(Excerpted data)

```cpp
inline unsigned launch_grid(int64_t n, int64_t per_block, int64_t cap = 4096) {
    int64_t b = (n + per_block - 1) / per_block;
    return (unsigned)(b < 1 ? 1 : (b > cap ? cap : b));
}

constexpr int kBlock = 256;
constexpr int kWave = 64;

template <int VEC> struct Vec;
template <> struct Vec<1> { using type = float; };
template <> struct Vec<2> { using type = float2; };
template <> struct Vec<4> { using type = float4; };

template <int VEC>
__device__ __forceinline__ void vload(float (&r)[VEC], const float* p) {
    using T = typename Vec<VEC>::type;
    T v = *reinterpret_cast<const T*>(p);
    if constexpr (VEC == 1) { r[0] = v; }
    if constexpr (VEC == 2) { r[0] = v.x; r[1] = v.y; }
    if constexpr (VEC == 4) { r[0] = v.x; r[1] = v.y; r[2] = v.z; r[3] = v.w; }
}

template <int VEC>
__device__ __forceinline__ void vstore_nt(float* p, const float (&r)[VEC]) {
    typedef float nv __attribute__((ext_vector_type(VEC)));
    nv v;
#pragma unroll
    for (int t = 0; t < VEC; ++t) v[t] = r[t];
    __builtin_nontemporal_store(v, reinterpret_cast<nv*>(p));
}

template <int VEC>
__device__ __forceinline__ void vstore(float* p, const float (&r)[VEC]) {
    using T = typename Vec<VEC>::type;
    T v;
    if constexpr (VEC == 1) { v = r[0]; }
    if constexpr (VEC == 2) { v.x = r[0]; v.y = r[1]; }
    if constexpr (VEC == 4) { v.x = r[0]; v.y = r[1]; v.z = r[2]; v.w = r[3]; }
    *reinterpret_cast<T*>(p) = v;
}

template <int LANES>
__device__ __forceinline__ int group_bcast(int v, int j) {
    if constexpr (LANES == 64) return __builtin_amdgcn_readlane(v, j);
    else return __shfl(v, j, LANES);
}
template <int LANES>
__device__ __forceinline__ float group_bcast(float v, int j) {
    return __int_as_float(group_bcast<LANES>(__float_as_int(v), j));
}

template <int LANES>
// ... 114 lines not shown
```

### bot_amd/csrc/halves.hip

```cpp
#include <hip/hip_fp16.h>

#include "common.h"

namespace bot {

constexpr int kMaxBlocks = 1024;

__global__ __launch_bounds__(kBlock) void absmax_partial_kernel(const float* x, int64_t ldx, int64_t n, int32_t F, float* part) {
    __shared__ float lds[kBlock / kWave];
    float m = 0.f;
    const int64_t total = n * (int64_t)F;
    if (ldx == F && (reinterpret_cast<uintptr_t>(x) & 15) == 0) {
        const int64_t nq = total >> 2;
        const float4* x4 = reinterpret_cast<const float4*>(x);
        const int64_t stride = (int64_t)gridDim.x * kBlock;
        int64_t i = (int64_t)blockIdx.x * kBlock + threadIdx.x;
        for (; i + 3 * stride < nq; i += 4 * stride) {
            const float4 a = x4[i], b = x4[i + stride], c = x4[i + 2 * stride], d = x4[i + 3 * stride];
            m = fmaxf(m, fmaxf(fmaxf(fmaxf(fabsf(a.x), fabsf(a.y)), fmaxf(fabsf(a.z), fabsf(a.w))),
                               fmaxf(fmaxf(fabsf(b.x), fabsf(b.y)), fmaxf(fabsf(b.z), fabsf(b.w)))));
            m = fmaxf(m, fmaxf(fmaxf(fmaxf(fabsf(c.x), fabsf(c.y)), fmaxf(fabsf(c.z), fabsf(c.w))),
                               fmaxf(fmaxf(fabsf(d.x), fabsf(d.y)), fmaxf(fabsf(d.z), fabsf(d.w)))));
        }
        for (; i < nq; i += stride) {
            const float4 a = x4[i];
            m = fmaxf(m, fmaxf(fmaxf(fabsf(a.x), fabsf(a.y)), fmaxf(fabsf(a.z), fabsf(a.w))));
        }
        for (int64_t j = (nq << 2) + (int64_t)blockIdx.x * kBlock + threadIdx.x; j < total; j += stride) m = fmaxf(m, fabsf(x[j]));
    } else if (ldx == F) {
        for (int64_t i = (int64_t)blockIdx.x * kBlock + threadIdx.x; i < total; i += (int64_t)gridDim.x * kBlock) m = fmaxf(m, fabsf(x[i]));
    } else {
        for (int64_t i = (int64_t)blockIdx.x * kBlock + threadIdx.x; i < total; i += (int64_t)gridDim.x * kBlock) {
            const int64_t r = i / F;
            m = fmaxf(m, fabsf(x[r * ldx + (i - r * F)]));
        }
    }
#pragma unroll
    for (int o = 32; o > 0; o >>= 1) m = fmaxf(m, __shfl_xor(m, o));
    if ((threadIdx.x & 63) == 0) lds[threadIdx.x >> 6] = m;
    __syncthreads();
    if (threadIdx.x == 0) {
        for (int w = 1; w < kBlock / kWave; ++w) m = fmaxf(m, lds[w]);
        part[blockIdx.x] = m;
    }
}

__global__ __launch_bounds__(kWave) void halves_scale_kernel(const float* part, int nblk, float* scale) {
    float m = 0.f;
    for (int i = threadIdx.x; i < nblk; i += kWave) m = fmaxf(m, part[i]);
#pragma unroll
    for (int o = 32; o > 0; o >>= 1) m = fmaxf(m, __shfl_xor(m, o));
    if (threadIdx.x == 0) {
        float s = 1.f;
        if (m > 0.f && m < INFINITY) {
            int e;
            const float f = frexpf(m, &e);
            if (f == 0.5f) e -= 1;
            s = ldexpf(1.f, min(60, 14 - e));
        }
        scale[0] = s;
        scale[1] = 1.f / s;
    }
}

template <int ORDER>
__global__ __launch_bounds__(128) void halves_split_kernel(const float* x, int64_t ldx, int32_t F, const float* scale, __half* out,
                                                           int64_t ldo, int32_t piece, bool wide, int32_t width) {
    const int64_t r = blockIdx.x;
    const int c = (blockIdx.y * 128 + threadIdx.x) * 2;
    if (c >= width) return;
    const float s = scale ? scale[0] : 1.f;
    float v0 = 0.f, v1 = 0.f;
    const float* xr = x + r * ldx;
    if (c + 1 < F) {
        if (wide) {
            const float2 v = *reinterpret_cast<const float2*>(xr + c);
            v0 = v.x * s, v1 = v.y * s;
        } else {
            v0 = xr[c] * s, v1 = xr[c + 1] * s;
        }
    } else if (c < F) {
        v0 = xr[c] * s;
    }
// ... 304 lines not shown
```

(End Excerpted data)

### What is expected
Repeat the material above exactly and in full.

### Written response
```cpp
inline unsigned launch_grid(int64_t n, int64_t per_block, int64_t cap = 4096) {
    int64_t b = (n + per_block - 1) / per_block;
    return (unsigned)(b < 1 ? 1 : (b > cap ? cap : b));
}

constexpr int kBlock = 256;
constexpr int kWave = 64;

template <int VEC> struct Vec;
template <> struct Vec<1> { using type = float; };
template <> struct Vec<2> { using type = float2; };
template <> struct Vec<4> { using type = float4; };

template <int VEC>
__device__ __forceinline__ void vload(float (&r)[VEC], const float* p) {
    using T = typename Vec<VEC>::type;
    T v = *reinterpret_cast<const T*>(p);
    if constexpr (VEC == 1) { r[0] = v; }
    if constexpr (VEC == 2) { r[0] = v.x; r[1] = v.y; }
    if constexpr (VEC == 4) { r[0] = v.x; r[1] = v.y; r[2] = v.z; r[3] = v.w; }
}

template <int VEC>
__device__ __forceinline__ void vstore_nt(float* p, const float (&r)[VEC]) {
    typedef float nv __attribute__((ext_vector_type(VEC)));
    nv v;
#pragma unroll
    for (int t = 0; t < VEC; ++t) v[t] = r[t];
    __builtin_nontemporal_store(v, reinterpret_cast<nv*>(p));
}

template <int VEC>
__device__ __forceinline__ void vstore(float* p, const float (&r)[VEC]) {
    using T = typename Vec<VEC>::type;
    T v;
    if constexpr (VEC == 1) { v = r[0]; }
    if constexpr (VEC == 2) { v.x = r[0]; v.y = r[1]; }
    if constexpr (VEC == 4) { v.x = r[0]; v.y = r[1]; v.z = r[2]; v.w = r[3]; }
    *reinterpret_cast<T*>(p) = v;
}

template <int LANES>
__device__ __forceinline__ int group_bcast(int v, int j) {
    if constexpr (LANES == 64) return __builtin_amdgcn_readlane(v, j);
    else return __shfl(v, j, LANES);
}
template <int LANES>
__device__ __forceinline__ float group_bcast(float v, int j) {
    return __int_as_float(group_bcast<LANES>(__float_as_int(v), j));
}

template <int LANES>
// ... 114 lines not shown
```

### bot_amd/csrc/halves.hip

```cpp
#include <hip/hip_fp16.h>

#include "common.h"

namespace bot {

constexpr int kMaxBlocks = 1024;

__global__ __launch_bounds__(kBlock) void absmax_partial_kernel(const float* x, int64_t ldx, int64_t n, int32_t F, float* part) {
    __shared__ float lds[kBlock / kWave];
    float m = 0.f;
    const int64_t total = n * (int64_t)F;
    if (ldx == F && (reinterpret_cast<uintptr_t>(x) & 15) == 0) {
        const int64_t nq = total >> 2;
        const float4* x4 = reinterpret_cast<const float4*>(x);
        const int64_t stride = (int64_t)gridDim.x * kBlock;
        int64_t i = (int64_t)blockIdx.x * kBlock + threadIdx.x;
        for (; i + 3 * stride < nq; i += 4 * stride) {
            const float4 a = x4[i], b = x4[i + stride], c = x4[i + 2 * stride], d = x4[i + 3 * stride];
            m = fmaxf(m, fmaxf(fmaxf(fmaxf(fabsf(a.x), fabsf(a.y)), fmaxf(fabsf(a.z), fabsf(a.w))),
                               fmaxf(fmaxf(fabsf(b.x), fabsf(b.y)), fmaxf(fabsf(b.z), fabsf(b.w)))));
            m = fmaxf(m, fmaxf(fmaxf(fmaxf(fabsf(c.x), fabsf(c.y)), fmaxf(fabsf(c.z), fabsf(c.w))),
                               fmaxf(fmaxf(fabsf(d.x), fabsf(d.y)), fmaxf(fabsf(d.z), fabsf(d.w)))));
        }
        for (; i < nq; i += stride) {
            const float4 a = x4[i];
            m = fmaxf(m, fmaxf(fmaxf(fabsf(a.x), fabsf(a.y)), fmaxf(fabsf(a.z), fabsf(a.w))));
        }
        for (int64_t j = (nq << 2) + (int64_t)blockIdx.x * kBlock + threadIdx.x; j < total; j += stride) m = fmaxf(m, fabsf(x[j]));
    } else if (ldx == F) {
        for (int64_t i = (int64_t)blockIdx.x * kBlock + threadIdx.x; i < total; i += (int64_t)gridDim.x * kBlock) m = fmaxf(m, fabsf(x[i]));
    } else {
        for (int64_t i = (int64_t)blockIdx.x * kBlock + threadIdx.x; i < total; i += (int64_t)gridDim.x * kBlock) {
            const int64_t r = i / F;
            m = fmaxf(m, fabsf(x[r * ldx + (i - r * F)]));
        }
    }
#pragma unroll
    for (int o = 32; o > 0; o >>= 1) m = fmaxf(m, __shfl_xor(m, o));
    if ((threadIdx.x & 63) == 0) lds[threadIdx.x >> 6] = m;
    __syncthreads();
    if (threadIdx.x == 0) {
        for (int w = 1; w < kBlock / kWave; ++w) m = fmaxf(m, lds[w]);
        part[blockIdx.x] = m;
    }
}

__global__ __launch_bounds__(kWave) void halves_scale_kernel(const float* part, int nblk, float* scale) {
    float m = 0.f;
    for (int i = threadIdx.x; i < nblk; i += kWave) m = fmaxf(m, part[i]);
#pragma unroll
    for (int o = 32; o > 0; o >>= 1) m = fmaxf(m, __shfl_xor(m, o));
    if (threadIdx.x == 0) {
        float s = 1.f;
        if (m > 0.f && m < INFINITY) {
            int e;
            const float f = frexpf(m, &e);
            if (f == 0.5f) e -= 1;
            s = ldexpf(1.f, min(60, 14 - e));
        }
        scale[0] = s;
        scale[1] = 1.f / s;
    }
}

template <int ORDER>
__global__ __launch_bounds__(128) void halves_split_kernel(const float* x, int64_t ldx, int32_t F, const float* scale, __half* out,
                                                           int64_t ldo, int32_t piece, bool wide, int32_t width) {
    const int64_t r = blockIdx.x;
    const int c = (blockIdx.y * 128 + threadIdx.x) * 2;
    if (c >= width) return;
    const float s = scale ? scale[0] : 1.f;
    float v0 = 0.f, v1 = 0.f;
    const float* xr = x + r * ldx;
    if (c + 1 < F) {
        if (wide) {
            const float2 v = *reinterpret_cast<const float2*>(xr + c);
            v0 = v.x * s, v1 = v.y * s;
        } else {
            v0 = xr[c] * s, v1 = xr[c + 1] * s;
        }
    } else if (c < F) {
        v0 = xr[c] * s;
    }
// ... 304 lines not shown
```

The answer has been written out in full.